# Saarschleifen Bike Marathon 2010



## Sunray (8. Dezember 2009)

Hallo
Ist der Termin 2010 schon bekannt ?
Danke für die Auskunft.


----------



## gemorje (8. Dezember 2009)

Nach meinem Kenntnisstand noch nicht.


----------



## MTB-News.de




----------



## swift daddy (11. Dezember 2009)

auf der HP steht jedenfalls noch nix ... wird aber wohl wie immer ende Mai/anfang Juni sein, oder?


----------



## _t.o.o.l_ (12. Dezember 2009)

swift daddy schrieb:


> ... wird aber wohl wie immer ende Mai/anfang Juni sein, oder?



genau 

gruss _t.o.o.l_


----------



## Sunray (12. Dezember 2009)

30 Mai !
http://www.saarschleifen-bike-marathon.de/index.php/ausschreibung.html


----------



## swift daddy (13. Dezember 2009)

*yeah*  perfekt, bin am Start ... falls sie wieder am Start sind hoffe ich nur, dass unsere holländischen/belgischen Radsportkollegen nä. Jahr die Trails ein bisschen weniger verstopfen oder zumindest mehr Platz machen. Müssen ja net alles fahren, aber zumindest net auf der Idelalinie rumlatschen


----------



## popeye_mzg (13. Dezember 2009)

swift daddy schrieb:


> .... hoffe ich nur, dass unsere holländischen/belgischen Radsportkollegen nä. Jahr die Trails ein bisschen weniger verstopfen oder zumindest mehr Platz machen. Müssen ja net alles fahren, aber zumindest net auf der Idelalinie rumlatschen



"Der Saarschleifen-Bike-Marathon 2010 ist Wertungslauf zum MTB-Cup-Saar-Pfalz und zum *holländischen RWP Marathon-Cup*. " 

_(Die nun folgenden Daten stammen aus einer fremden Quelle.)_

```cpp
static inline int wide_half_type(const st_dims* d, int R) { (void)R; return ae_ht(d->prec); }
extern "C" int st_effective_prec(const st_dims* d)
{
    if (!d) return -1;
    if (ae_is_wide(d) && ae_ht(d->prec) && wide_half_type(d, d->B * (st_kp_of(d->F) / 2)) == 0)
        return d->prec == ST_PREC_BF16_ALL ? ST_PREC_BF16 : ST_PREC_F16;
    return d->prec;
}
#define ST_WGEMM(...) do { if (wide_ht == 1) stg::launch_half<2, 1>(__VA_ARGS__); else if (wide_ht == 2) stg::launch_half<2, 2>(__VA_ARGS__); \
                           else stg::launch<2, 16>(__VA_ARGS__, g_dbg); } while (0)
#define ST_WGEMM_PAIR(A0_, B0_, E0_, A1_, B1_, E1_, M_, N_, K_, NS_, S_) do { \
        if (wide_ht == 1 && g_wide_pair) stg::launch_half_pair<2, 1>(A0_, B0_, E0_, A1_, B1_, E1_, M_, N_, K_, NS_, S_); \
        else if (wide_ht == 2 && g_wide_pair) stg::launch_half_pair<2, 2>(A0_, B0_, E0_, A1_, B1_, E1_, M_, N_, K_, NS_, S_); \
        else { ST_WGEMM(A0_, B0_, E0_, M_, N_, K_, NS_, S_); ST_WGEMM(A1_, B1_, E1_, M_, N_, K_, NS_, S_); } } while (0)
static int ae_wide_fwd(const st_dims* d, const Layout& L, const float* mag, const float* phs, const float* knobs,
                       const float* ae_m, const float* ae_p, float* mag_hat, float* phs_hat, float* AA, float* reg_partial,
// ... 773 lines not shown
    a.nyq = stm::NyqJob{}; a.nyq.on = 0; if (syn_nyq) a.nyq = *syn_nyq;
    a.dG16 = nullptr; a.ht = 0;
    if (w.g16) { a.dG16 = w.dG16; a.ht = gemm_ht(d->prec); a.dG = nullptr; }
    a.norm_e = nullptr;
    if (d->clip_all && a.n_red <= NORM_E_MAX) { a.norm_e = w.norm_e; w.n_norm_e = a.n_red; }
    hipLaunchKernelGGL(stm::post_ae_kernel, dim3(a.n_red + a.n_polar + (syn_slabs > 0 ? st_norm_partials(d) : 0)), dim3(256), 0, st_stream(stream), a);
    ST_LAUNCHED("post_ae");
    return ST_OK;
}
static int backward_p1(const st_dims* d, const Layout& L, const float* params, float* grads,
                       const float* knobs, const float* g_mag_hat, const float* g_mag, float reg_coef, WS& w, void* stream)
{
    int syn_slabs = 0; stm::NyqJob syn_nyq{}; syn_nyq.on = 0;
    ST_TRY(backward_syn(d, L, grads, w, stream, &syn_slabs, &syn_nyq));
    return backward_ae(d, L, params, grads, knobs, g_mag_hat, g_mag, reg_coef, w, stream, syn_slabs, &syn_nyq);
}
static int backward_p2(const st_dims* d, const Layout& L, float* grads, const float* x, WS& w, void* stream, float* stage = nullptr, int stage_bf16 = 0)
{
    (void)x;
    if (w.g16) {
        const stg::RowMap ma = stg::live_frames(d->T, d->H, d->N, d->N, d->L);
        const int R = ma.rows(d->B), KP = st_kp_of(d->F), ns = g16_wsplit(d, R);
        ST_TRY(wgrad16(d, w.dG16, (unsigned)(d->T * KP), w.xp16, (unsigned)(d->L + 2 * d->N), ma, R, w.wg, ns, stream, 0, -1, (g_g16_crop & 8) ? d->L : 0));
        ST_LAUNCHED("analysis_wgrad");
        stm::NyqJob nq{}; nq.on = 0;
        hipLaunchKernelGGL(stm::wgrad_reduce_kernel, dim3(st_norm_partials(d)), dim3(256), 0, st_stream(stream),
                           w.wg, ns, grads + L.offs[0], grads + L.offs[1], w.norm_a, d->N, d->F, KP, 0, 0, 2 * d->F, stage, nq, 0, stage_bf16);
        ST_LAUNCHED("analysis_wgrad_reduce");
        return ST_OK;
    }
    return analysis_wgrad_impl(d, w.dG, w.xp, true, 1.0f, w.wg, grads + L.offs[0], grads + L.offs[1], w.norm_a, stream, -1, stage, stage_bf16);
}
static int analysis_wgrad_half(const st_dims* d, const Layout& L, float* grads, WS& w, int half, float* stage, int stage_bf16, stm::NyqJob* nyq_io, void* stream)
{
    const int KP = st_kp_of(d->F), F = d->F, N = d->N, m0 = half ? KP / 2 : 0;
    const stg::RowMap ma = stg::live_frames(d->T, d->H, d->N, d->N, d->L);
    const int R = ma.rows(d->B);
    const int room = (int)((st_wgrad_ws_floats(d) - (size_t)64 * 2 * N) / ((size_t)KP * N));
    const int per = stm::nyq_blocks(N) / 2;
    int ns;
    const stg::TNOperand ta{w.dG + m0, (unsigned)(d->T * KP), (unsigned)KP}, tb{w.xp, (unsigned)(d->L + 2 * d->N), (unsigned)d->H};
    if (w.g16) {
        const int tiles = ((KP / 2 + 127) / 128) * (N / 128);
        ns = g_g16_split > 0 ? g_g16_split : (2 * num_cus()) / (tiles > 0 ? tiles : 1);
        if (ns > R / 128) ns = R / 128; if (ns > room) ns = room; if (ns < 1) ns = 1;
        ST_TRY(wgrad16(d, w.dG16, (unsigned)(d->T * KP), w.xp16, (unsigned)(d->L + 2 * d->N), ma, R, w.wg, ns, stream, m0, KP / 2, (g_g16_crop & 8) ? d->L : 0));
        if (!half) { *nyq_io = stm::NyqJob{}; nyq_io->on = 0; }
    } else if (use_tn128(d, true) && stg::tn128_fits(ta, tb, w.xp, ma, N / 2, N, (size_t)d->B * d->T * KP, (size_t)d->B * (d->L + 2 * d->N))) {
        const int mh = (N / 2) / 128, tiles = mh * (N / 128);
        ns = num_cus() / (tiles > 0 ? tiles : 1); if (ns > 16) ns = 16; if (ns > R / 64) ns = R / 64; if (ns > room) ns = room; if (ns < 1) ns = 1;
        float* part = w.wg + (size_t)room * KP * N;
        int P = 0;
        const TNFrameMajor fm = tn_frame_major(ta, tb, ma, d->B, d->H, N, N, d->L, (g_tn_fm & 2) != 0);
        if (g_tn_bk == 16) ST_TRY((stg::launch_tn128<16>(fm.a, fm.b, w.xp, fm.map, R, N / 2, mh, (unsigned)(KP / 2), N, w.wg + (size_t)m0 * N, N, (size_t)KP * N, ns, st_stream(stream),
                                                          half ? nullptr : part, (unsigned)(F - 1), (unsigned)(KP / 2 + F - 1), &P, &fm.trim)));
        else ST_TRY((stg::launch_tn128<32>(fm.a, fm.b, w.xp, fm.map, R, N / 2, mh, (unsigned)(KP / 2), N, w.wg + (size_t)m0 * N, N, (size_t)KP * N, ns, st_stream(stream),
                                            half ? nullptr : part, (unsigned)(F - 1), (unsigned)(KP / 2 + F - 1), &P, &fm.trim)));
        if (!half) { nyq_io->part = part; nyq_io->P = P; nyq_io->on = 1; }
    } else {
        ST_LAUNCHED("analysis_wgrad");
        if (!half) { *nyq_io = stm::NyqJob{}; nyq_io->on = 0; }
        return analysis_wgrad_impl(d, w.dG, w.xp, true, 1.0f, w.wg, grads + L.offs[0], grads + L.offs[1], w.norm_a, stream, half, stage, stage_bf16);
    }
    ST_LAUNCHED("analysis_wgrad");
    hipLaunchKernelGGL(stm::wgrad_reduce_kernel, dim3(F + per), dim3(256), 0, st_stream(stream),
                       w.wg, ns, grads + L.offs[0], grads + L.offs[1], w.norm_a, N, F, KP, 0, half * F, F, stage, *nyq_io, half * per, stage_bf16);
    ST_LAUNCHED("analysis_wgrad_reduce");
    return ST_OK;
}
static int backward_impl(const st_dims* d, const Layout& L, const float* params, float* grads, const float* x,
                         const float* knobs, const float* g_mag_hat, const float* g_mag, float reg_coef, WS& w, void* stream)
{
    ST_TRY(backward_p1(d, L, params, grads, knobs, g_mag_hat, g_mag, reg_coef, w, stream));
    return backward_p2(d, L, grads, x, w, stream);
}

extern "C" int st_model_fwd(const st_dims* d, const float* params, const float* x, const float* knobs,
                            float* y_hat, float* mag, float* mag_hat, void* ws, int save_for_backward, void* stream)
{
    Layout L; ST_TRY(make_layout(d, &L));
    ST_REQ(params && x && (knobs || d->K == 0) && ws, "st_model_fwd: null pointer");
    if (!knobs) knobs = params;
    WS w; carve(d, ws, &w);
    return forward_impl(d, L, params, x, knobs, nullptr, y_hat, mag, mag_hat, w, save_for_backward != 0, stream);
}

extern "C" int st_model_bwd(const st_dims* d, const float* params, float* grads, const float* x, const float* knobs,
                            const float* g_y_hat, const float* g_mag_hat, const float* g_mag, void* ws, void* stream)
{
    Layout L; ST_TRY(make_layout(d, &L));
    ST_REQ(params && grads && x && (knobs || d->K == 0) && g_y_hat && ws, "st_model_bwd: null pointer");
    if (!knobs) knobs = params;
    WS w; carve(d, ws, &w);
    ST_TRY(pad_scale(g_y_hat, w.dsyn, d->B, d->y, d->N, 2.0f, stream));
    return backward_impl(d, L, params, grads, x, knobs, g_mag_hat, g_mag, 0.0f, w, stream);
}

__global__ void knob_grad_kernel(const float* __restrict__ Wm, const float* __restrict__ gbm, const float* __restrict__ Wp, const float* __restrict__ gbp,
                                 const int K, float* __restrict__ out)
{
    const int k = threadIdx.x;
    if (k >= K) return;
    float s = 0.f, t = 0.f;
    for (int o = 0; o < 16; ++o) { s += Wm[o * (16 + K) + 16 + k] * gbm[o]; t += Wp[o * (16 + K) + 16 + k] * gbp[o]; }
    out[k] = s + t;
}
extern "C" int st_model_knob_grad(const st_dims* d, const float* params, float* grads_scratch, const float* x, const float* knobs,
                                  const float* g_y_hat, const float* g_mag_hat, const float* g_mag, void* ws, float* g_knobs, void* stream)
{
    Layout L; ST_TRY(make_layout(d, &L));
// ... 620 lines not shown
```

Die *Hoffnung* stirbt zuletzt ....


----------



## swift daddy (17. Dezember 2009)

da hilft dann also nur sich vor den Wohnmobilen zu platzieren un rechtzeitig zur Startlinie aufzubrechen


----------



## Saarschleife (12. April 2010)

Hallo Biker,
am 17. April findet unsere Streckenbesichtigung für den Saarschleifen-Bike-Marathon 2010 statt. In gemütlicher Runde können alle Interessierten Bikerinnen und Biker mit ortskundigen Guides vom Team Saarschleife die Strecke abfahren und dabei die wichtigsten Trails und Uphills kennenlernen.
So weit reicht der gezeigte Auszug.